Look below for the lines from the one with "hipStreamWaitEvent(c->stream2, c->ev_fork, 0));" to the one with "launch_pack_results(c->stream2, (const double", and copy exactly those lines, both ends included.

*** Opening Given entries ***

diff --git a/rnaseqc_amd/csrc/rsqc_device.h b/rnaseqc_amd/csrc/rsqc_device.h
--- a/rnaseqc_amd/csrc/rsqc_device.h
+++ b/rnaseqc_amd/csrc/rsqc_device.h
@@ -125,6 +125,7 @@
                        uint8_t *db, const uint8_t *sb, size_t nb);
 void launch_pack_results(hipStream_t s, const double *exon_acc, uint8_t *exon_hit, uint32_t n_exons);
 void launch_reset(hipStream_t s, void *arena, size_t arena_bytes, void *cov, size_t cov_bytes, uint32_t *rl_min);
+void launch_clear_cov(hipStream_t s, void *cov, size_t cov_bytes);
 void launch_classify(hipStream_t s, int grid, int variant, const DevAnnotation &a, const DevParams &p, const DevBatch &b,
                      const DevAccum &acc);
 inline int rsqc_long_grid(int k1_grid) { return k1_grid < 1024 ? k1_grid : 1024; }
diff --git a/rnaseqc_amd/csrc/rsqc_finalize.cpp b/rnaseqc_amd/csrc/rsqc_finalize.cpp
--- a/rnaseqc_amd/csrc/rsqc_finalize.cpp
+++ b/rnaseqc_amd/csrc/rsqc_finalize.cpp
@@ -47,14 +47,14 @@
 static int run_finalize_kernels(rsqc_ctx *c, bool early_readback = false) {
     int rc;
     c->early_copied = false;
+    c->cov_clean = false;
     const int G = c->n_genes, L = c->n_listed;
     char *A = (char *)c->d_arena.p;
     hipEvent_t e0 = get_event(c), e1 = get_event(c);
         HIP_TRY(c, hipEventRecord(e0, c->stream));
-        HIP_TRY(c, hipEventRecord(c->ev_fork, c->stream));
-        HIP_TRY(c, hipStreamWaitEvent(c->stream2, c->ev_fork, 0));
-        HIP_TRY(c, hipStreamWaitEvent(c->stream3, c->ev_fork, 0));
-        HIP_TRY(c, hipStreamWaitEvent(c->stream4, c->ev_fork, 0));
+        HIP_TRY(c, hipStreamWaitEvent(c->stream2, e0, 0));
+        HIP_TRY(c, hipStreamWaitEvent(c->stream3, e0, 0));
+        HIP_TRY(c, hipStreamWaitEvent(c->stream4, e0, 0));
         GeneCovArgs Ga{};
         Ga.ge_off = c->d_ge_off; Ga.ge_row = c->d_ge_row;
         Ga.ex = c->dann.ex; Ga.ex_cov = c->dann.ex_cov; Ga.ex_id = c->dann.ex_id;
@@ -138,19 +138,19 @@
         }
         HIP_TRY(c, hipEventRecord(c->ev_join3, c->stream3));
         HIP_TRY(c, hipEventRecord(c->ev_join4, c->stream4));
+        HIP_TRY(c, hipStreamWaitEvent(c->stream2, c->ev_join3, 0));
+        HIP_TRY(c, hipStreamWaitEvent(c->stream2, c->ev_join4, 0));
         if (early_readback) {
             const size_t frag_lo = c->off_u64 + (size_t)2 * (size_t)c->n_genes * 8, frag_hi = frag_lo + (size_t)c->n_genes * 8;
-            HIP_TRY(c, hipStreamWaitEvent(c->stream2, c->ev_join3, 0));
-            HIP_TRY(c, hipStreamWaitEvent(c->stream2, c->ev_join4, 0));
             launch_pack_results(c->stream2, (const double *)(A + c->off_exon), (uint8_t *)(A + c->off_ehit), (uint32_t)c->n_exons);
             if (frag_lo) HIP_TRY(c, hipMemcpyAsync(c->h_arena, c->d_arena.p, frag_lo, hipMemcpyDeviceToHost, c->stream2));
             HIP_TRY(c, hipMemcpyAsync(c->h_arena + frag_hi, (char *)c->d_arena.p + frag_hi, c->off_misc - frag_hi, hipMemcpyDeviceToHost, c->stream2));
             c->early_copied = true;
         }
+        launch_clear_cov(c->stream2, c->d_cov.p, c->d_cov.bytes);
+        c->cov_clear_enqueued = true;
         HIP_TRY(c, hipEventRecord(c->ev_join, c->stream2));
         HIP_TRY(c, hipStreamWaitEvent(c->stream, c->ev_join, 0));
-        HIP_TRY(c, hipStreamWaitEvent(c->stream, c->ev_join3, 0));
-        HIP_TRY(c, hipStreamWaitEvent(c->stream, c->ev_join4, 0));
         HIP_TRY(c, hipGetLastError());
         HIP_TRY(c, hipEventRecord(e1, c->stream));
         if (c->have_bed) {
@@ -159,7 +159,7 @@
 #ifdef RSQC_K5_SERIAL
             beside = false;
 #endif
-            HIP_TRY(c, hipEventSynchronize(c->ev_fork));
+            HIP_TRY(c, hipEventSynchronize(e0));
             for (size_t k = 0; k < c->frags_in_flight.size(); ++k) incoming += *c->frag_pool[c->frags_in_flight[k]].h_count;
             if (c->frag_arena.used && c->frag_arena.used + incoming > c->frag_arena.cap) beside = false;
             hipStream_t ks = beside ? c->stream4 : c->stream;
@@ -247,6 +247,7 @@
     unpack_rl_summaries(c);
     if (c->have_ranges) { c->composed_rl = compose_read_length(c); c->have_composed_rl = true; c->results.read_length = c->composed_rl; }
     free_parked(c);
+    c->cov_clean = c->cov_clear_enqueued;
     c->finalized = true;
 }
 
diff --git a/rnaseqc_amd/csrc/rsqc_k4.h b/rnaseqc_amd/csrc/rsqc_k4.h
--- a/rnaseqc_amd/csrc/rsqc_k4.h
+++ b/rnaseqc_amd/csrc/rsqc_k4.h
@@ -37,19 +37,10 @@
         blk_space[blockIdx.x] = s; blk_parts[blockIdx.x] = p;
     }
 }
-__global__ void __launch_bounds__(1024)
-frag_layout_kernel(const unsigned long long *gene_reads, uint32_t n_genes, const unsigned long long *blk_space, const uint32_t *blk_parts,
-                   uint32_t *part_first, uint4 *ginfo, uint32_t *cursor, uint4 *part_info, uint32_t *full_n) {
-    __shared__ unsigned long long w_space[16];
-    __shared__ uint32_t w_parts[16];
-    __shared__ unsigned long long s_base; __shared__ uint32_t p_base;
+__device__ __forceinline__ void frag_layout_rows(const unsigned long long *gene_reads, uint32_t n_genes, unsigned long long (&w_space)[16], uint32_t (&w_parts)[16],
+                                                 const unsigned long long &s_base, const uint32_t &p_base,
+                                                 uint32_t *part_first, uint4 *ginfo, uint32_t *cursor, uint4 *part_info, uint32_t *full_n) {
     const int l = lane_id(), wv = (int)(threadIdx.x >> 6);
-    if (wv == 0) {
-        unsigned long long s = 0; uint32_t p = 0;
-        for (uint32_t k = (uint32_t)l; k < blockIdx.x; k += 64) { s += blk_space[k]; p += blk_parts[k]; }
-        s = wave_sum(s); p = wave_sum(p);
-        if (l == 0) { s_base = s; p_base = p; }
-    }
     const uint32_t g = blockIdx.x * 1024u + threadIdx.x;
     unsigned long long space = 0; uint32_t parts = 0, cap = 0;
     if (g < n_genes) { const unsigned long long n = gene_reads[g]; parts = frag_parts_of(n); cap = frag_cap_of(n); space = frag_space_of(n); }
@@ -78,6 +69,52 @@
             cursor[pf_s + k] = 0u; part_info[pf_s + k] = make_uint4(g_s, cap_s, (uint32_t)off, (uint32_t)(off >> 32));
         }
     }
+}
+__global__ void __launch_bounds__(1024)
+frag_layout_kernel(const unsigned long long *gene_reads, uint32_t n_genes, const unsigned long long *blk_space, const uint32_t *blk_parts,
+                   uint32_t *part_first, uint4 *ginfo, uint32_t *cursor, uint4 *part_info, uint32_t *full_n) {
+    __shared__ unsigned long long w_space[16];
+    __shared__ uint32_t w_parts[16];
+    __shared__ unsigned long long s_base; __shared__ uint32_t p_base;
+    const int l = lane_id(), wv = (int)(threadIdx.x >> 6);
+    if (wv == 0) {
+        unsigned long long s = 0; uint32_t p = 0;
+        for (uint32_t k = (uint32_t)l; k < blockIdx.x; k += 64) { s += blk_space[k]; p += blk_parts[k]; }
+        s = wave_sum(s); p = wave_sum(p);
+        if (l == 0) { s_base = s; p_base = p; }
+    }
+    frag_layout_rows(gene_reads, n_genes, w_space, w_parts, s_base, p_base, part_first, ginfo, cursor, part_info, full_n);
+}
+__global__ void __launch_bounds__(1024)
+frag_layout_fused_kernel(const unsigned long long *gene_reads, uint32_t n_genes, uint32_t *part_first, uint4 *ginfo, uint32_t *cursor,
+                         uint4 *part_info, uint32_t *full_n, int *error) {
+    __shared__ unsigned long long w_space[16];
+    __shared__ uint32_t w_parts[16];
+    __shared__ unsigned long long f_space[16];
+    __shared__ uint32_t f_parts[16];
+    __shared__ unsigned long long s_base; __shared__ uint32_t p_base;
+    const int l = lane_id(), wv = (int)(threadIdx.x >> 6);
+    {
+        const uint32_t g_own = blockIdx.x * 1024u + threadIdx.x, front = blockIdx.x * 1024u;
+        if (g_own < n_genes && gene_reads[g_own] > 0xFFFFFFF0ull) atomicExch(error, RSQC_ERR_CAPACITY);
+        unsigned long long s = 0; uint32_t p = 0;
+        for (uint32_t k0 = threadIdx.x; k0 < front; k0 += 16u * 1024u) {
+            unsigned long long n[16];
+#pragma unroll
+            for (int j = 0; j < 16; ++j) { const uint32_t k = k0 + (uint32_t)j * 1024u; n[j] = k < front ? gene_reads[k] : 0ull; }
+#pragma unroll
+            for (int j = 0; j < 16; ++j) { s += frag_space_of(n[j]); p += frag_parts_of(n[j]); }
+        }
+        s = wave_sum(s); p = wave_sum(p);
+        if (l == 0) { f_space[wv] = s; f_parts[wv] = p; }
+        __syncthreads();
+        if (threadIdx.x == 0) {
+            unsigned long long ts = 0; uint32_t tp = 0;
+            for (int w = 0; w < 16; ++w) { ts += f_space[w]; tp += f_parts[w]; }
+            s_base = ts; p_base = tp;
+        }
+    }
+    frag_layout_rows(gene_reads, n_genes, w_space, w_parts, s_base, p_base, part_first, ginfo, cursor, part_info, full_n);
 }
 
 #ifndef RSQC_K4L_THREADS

*** Closing Given entries ***

Problem solution:
-        HIP_TRY(c, hipStreamWaitEvent(c->stream2, c->ev_fork, 0));
-        HIP_TRY(c, hipStreamWaitEvent(c->stream3, c->ev_fork, 0));
-        HIP_TRY(c, hipStreamWaitEvent(c->stream4, c->ev_fork, 0));
+        HIP_TRY(c, hipStreamWaitEvent(c->stream2, e0, 0));
+        HIP_TRY(c, hipStreamWaitEvent(c->stream3, e0, 0));
+        HIP_TRY(c, hipStreamWaitEvent(c->stream4, e0, 0));
         GeneCovArgs Ga{};
         Ga.ge_off = c->d_ge_off; Ga.ge_row = c->d_ge_row;
         Ga.ex = c->dann.ex; Ga.ex_cov = c->dann.ex_cov; Ga.ex_id = c->dann.ex_id;
@@ -138,19 +138,19 @@
         }
         HIP_TRY(c, hipEventRecord(c->ev_join3, c->stream3));
         HIP_TRY(c, hipEventRecord(c->ev_join4, c->stream4));
+        HIP_TRY(c, hipStreamWaitEvent(c->stream2, c->ev_join3, 0));
+        HIP_TRY(c, hipStreamWaitEvent(c->stream2, c->ev_join4, 0));
         if (early_readback) {
             const size_t frag_lo = c->off_u64 + (size_t)2 * (size_t)c->n_genes * 8, frag_hi = frag_lo + (size_t)c->n_genes * 8;
-            HIP_TRY(c, hipStreamWaitEvent(c->stream2, c->ev_join3, 0));
-            HIP_TRY(c, hipStreamWaitEvent(c->stream2, c->ev_join4, 0));
             launch_pack_results(c->stream2, (const double *)(A + c->off_exon), (uint8_t *)(A + c->off_ehit), (uint32_t)c->n_exons);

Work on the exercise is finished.